La  cura della relazione come cura di sè

La  cura della relazione come cura di sè

Se vogliamo cambiare il mondo esterno dobbiamo renderci, prima, disponibili a cambiare noi stessi. Le nostre relazioni possono facilitare questo processo, perché ogni essere umano è profondamente inter-connesso con gli altri e nutrito dalla cura e dall’attenzione che dona e che riceve.

Genitori con il cuore

,,La maggior parte delle persone non raccontano le loro storie per ottenere consigli: le raccontano per essere ascoltate. Più profondo è il livello di ascolto e di cura, maggiore è il livello di sicurezza che prova chi racconta. Ma per entrare in contatto con questo sentire, dobbiamo andare oltre la dimensione dell’Io e percepirci in una  dimensione psicologica più ampia e fondata sulla relazione, che Vittorino Andreoli chiama la “psicologia del Noi”.
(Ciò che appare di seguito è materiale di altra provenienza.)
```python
class ea_geom(ctypes.Structure):
    _fields_ = [("B", ctypes.c_int32), ("H", ctypes.c_int32), ("N", ctypes.c_int32),
                ("D", ctypes.c_int32), ("dtype", ctypes.c_int32), ("attn_2d", ctypes.c_int32),
                ("gh", ctypes.c_int32), ("gw", ctypes.c_int32), ("window", ctypes.c_int32),
# ... 115 lines not shown
    "ea_lara_landmarks_bwd_cb": [_MG] + [_P] * 23,
    "ea_lara_landmarks_saved_floats": [_MG],
    "ea_lara_merge_fwd": [_I] * 5 + [_P] * 8,
    "ea_lara_merge_bwd": [_I] * 5 + [_F] + [_P] * 16,
    "ea_bias_grad_parts": [_I, _I],
    "ea_bias_grad": [_I, _I, _I, _P, _P, _P, _P],
    "ea_colsum_f32": [_I, _I, _P, _P, _P],
    "ea_colsum2_f32": [_I, _I, _P, _P, _I, _P, _P, _P],
    "ea_slice_sum": [_I, _I, _I, _F, _P, _P, _P, _P],
    "ea_stream_copy": [_P, _P, _L, _P],
    "ea_lara_segment_fwd": [_G, _T, _T] + [_P] * 12,
    "ea_lara_segment_bwd": [_G, _T, _T] + [_P] * 11 + [_T, _T, _P, _P],
    "ea_lara_parts": [_LG],
    "ea_lara_stats_fwd": [_LG, _T, _T, _T, _P, _P, _P, _P, _P, _P],
    "ea_lara_out_fwd": [_LG, _T, _P, _P, _P, _P, _P, _P, _T, _P, _P, _P],
    "ea_lara_bwd_q": [_LG, _T, _T, _P, _P, _P, _P, _P, _P, _T, _P, _P, _P, _P, _P],
    "ea_lara_bwd_qstats": [_LG, _T, _T] + [_P] * 16,
    "ea_lara_bwd_k": [_LG, _T, _T, _P, _P, _P, _P, _P, _P, _T, _T, _P],
    "ea_lara_bwd_kstats": [_LG, _T, _T] + [_P] * 8,
    "ea_lara_bwd_qcorr": [_LG, _T, _P, _P, _P, _T, _P],
    "ea_lara_fused_parts": [_LG],
    "ea_lara_bwd_q_fused": [_LG, _T, _T, _P, _P, _P, _P, _P, _P, _P, _P, _T, _P, _P, _P, _P, _P, _P],
    "ea_lara_bwd_k_fused": [_LG, _T, _T, _P, _P, _P, _P, _P, _P, _T, _T, _P, _P],
    "ea_lara_bwd_finish": [_LG, _T, _P, _P, _P, _P, _P, _I, _I, _I, _T, _T, _P],
    "ea_lara_sample_fwd": [_I, _I, _I, _I, _I, _I, _F] + [_P] * 8,
    "ea_lara_sample_bwd": [_I, _I, _I, _I, _I, _I, _F] + [_P] * 10,
    "ea_adaptive_pool2d_fwd": [_I, _I, _I, _I, _I, _I, _I, _T, _P, _P],
    "ea_adaptive_pool2d_bwd": [_I, _I, _I, _I, _I, _I, _I, _P, _T, _P],
    "ea_gather_sum": [_I, _I, _I, _P, _P, _P, _P],
    "ea_table_bias_fwd": [_I, _I, _I, _I, _I, _F, _P, _P, _P, _P],
    "ea_multi_cast": [_I, _I, _P, _P, _P, _P],
    "ea_linear_w192_prepare": [_I, _P, _P, _P, _P, _P, _P, _P],
    "ea_linear_w192_prepare_t": [_I, _P, _P, _P, _P, _P, _P, _P, _P],
    "ea_linear_wsw": [_I, _I, _I, _I, _I, _I, _P, _I, _L, _P, _P, _P, _L, _P, _P, _P, _P],
    "ea_table_bias_bwd": [_I, _I, _I, _I, _I, _I, _F, _P, _P, _P, _P],
    "ea_linear_supported": [_I, _I],
    "ea_linear": [_I, _I, _I, _I, _P, _I, _L, _P, _P, _P, _I, _L, _P, _P],
    "ea_linear_w32": [_I, _I, _I, _I, _P, _I, _L, _P, _I, _P, _P, _I, _L, _P, _P],
    "ea_linear_pool_supported": [_I] * 6,
    "ea_f32_attn_fwd": [_FA, _T, _T, _T, _T, _T, _P, _P, _P, _P, _P, _P, _T, _P, _P, _P],
    "ea_f32_attn_bwd": [_FA, _T, _T, _T, _T, _T, _P, _P, _P, _P, _P, _P, _T, _T, _P, _P, _T, _P, _P, _P, _P, _P, _P],
    "ea_f32_gather_mean_fwd": [_I, _I, _I, _I, _I, _I, _T, _P, _P, _P, _P],
    "ea_f32_gather_mean_bwd": [_I, _I, _I, _I, _I, _I, _P, _P, _P, _P, _P],
    "ea_linear_dgrad_supported": [_I, _I],
    "ea_linear_dgrad": [_I, _I, _I, _I, _P, _L, _P, _I, _P, _I, _L, _P],
    "ea_linear_dgrad_finish": [_I, _I, _I, _I, _I, _I, _F, _P, _L, _P, _L, _P, _I, _P, _I, _L, _P, _P, _P, _P, _P, _P],
    "ea_linear_w32_pool": [_I] * 7 + [_P, _I, _L, _P, _P, _P, _L, _P, _P, _P, _P, _P],
    "ea_wgrad_parts": [_I, _I, _I],
    "ea_wgrad": [_I, _I, _I, _I, _P, _P, _P, _P, _L, _P],
    "ea_wgrad_pair_parts": [_I, _I, _I, _I, _I],
    "ea_layernorm_parts": [_I],
    "ea_layernorm_fwd": [_I, _I, _I, _P, _P, _P, _F, _P, _P, _P],
    "ea_layernorm_bwd": [_I, _I, _I, _P, _P, _P, _P, _P, _P, _P],
    "ea_wgrad_pair": [_I, _I, _I, _I, _P, _P, _P, _P, _L, _I, _I, _P, _P, _P, _P, _L, _P],
    "ea_part_sum": [_I, _I, _L, _P, _P, _P],
    "ea_multi_sum": [_I, _P, _P, _P, _P, _P, _P],
    "ea_lara_layer_plan": [_LL, ctypes.POINTER(ea_lara_layer_sizes)],
    "ea_lara_layer_fwd": [_LL, _T, _T, _T, _P, _P, _P, _T, _P, _P, _I, _P],
    "ea_lara_layer_fwd_proj": [_LL, _T, _T, _T, _P, _P, _P, _T, _P, _P, _I, _P, _P, _P, _L, _P],
    "ea_lara_layer_bwd": [_LL, _T, _T, _T, _P, _P, _P, _T, _T, _T, _T, _P, _P, _P, _I, _P],
    "ea_eva_layer_plan": [_EL, ctypes.POINTER(ea_eva_layer_sizes)],
    "ea_eva_layer_fwd": [_EL, _T, _T, _T, _P, _P, _P, _T, _P, _I, _P],
    "ea_eva_layer_bwd": [_EL, _T, _T, _T, _P, _P, _P, _T, _T, _T, _T, _T, _P, _P, _P, _P, _I, _P],
    "ea_scatter_parts": [_SG],
    "ea_scatter_kmax": [_SG, _T, _P, _P, _P, _P],
    "ea_scatter_kv": [_SG, _T, _T, _P, _P, _P, _P, _P, _P],
# ... 294 lines not shown
```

La relazione è composta, infatti, da tre elementi: IO, TU e NOI. Ed è sul NOI, ovvero sulla dinamica relazionale, che vorrei focalizzare l’attenzione, perché spostare l’attenzione dal TU al NOI, consente di rifondare anche la relazione trasformativa con l’IO.

Se vogliamo cambiare il mondo esterno, dobbiamo essere disponibili a cambiare prima noi stessi. In questo, le relazioni possono costituire un facilitatore di cambiamento. Secondo lo psicologo Daniel Stern “la nostra vita mentale è frutto di una co-creazione, di un dialogo continuo con le menti degli altri”. Anche la teoria dei neuroni specchio, scoperta nel 1992 dal neuroscienziato Giacomo Rizzolatti ci ha insegnato che ogni risonanza empatica  crea un legame cervello-cervello: nei due cervelli si attivano circuiti paralleli che portano le persone a contaminarsi vicendevolmente, rendendo le emozioni contagiose.

L’empatia è, dunque, la base della vita sociale e ci consente di realizzare quello che Martin Buber chiama il rapporto Io-Tu, cioè quello tra due soggettività diverse ma equivalenti, diverso dal rapporto Io-Esso, dove l’altro è mero oggetto.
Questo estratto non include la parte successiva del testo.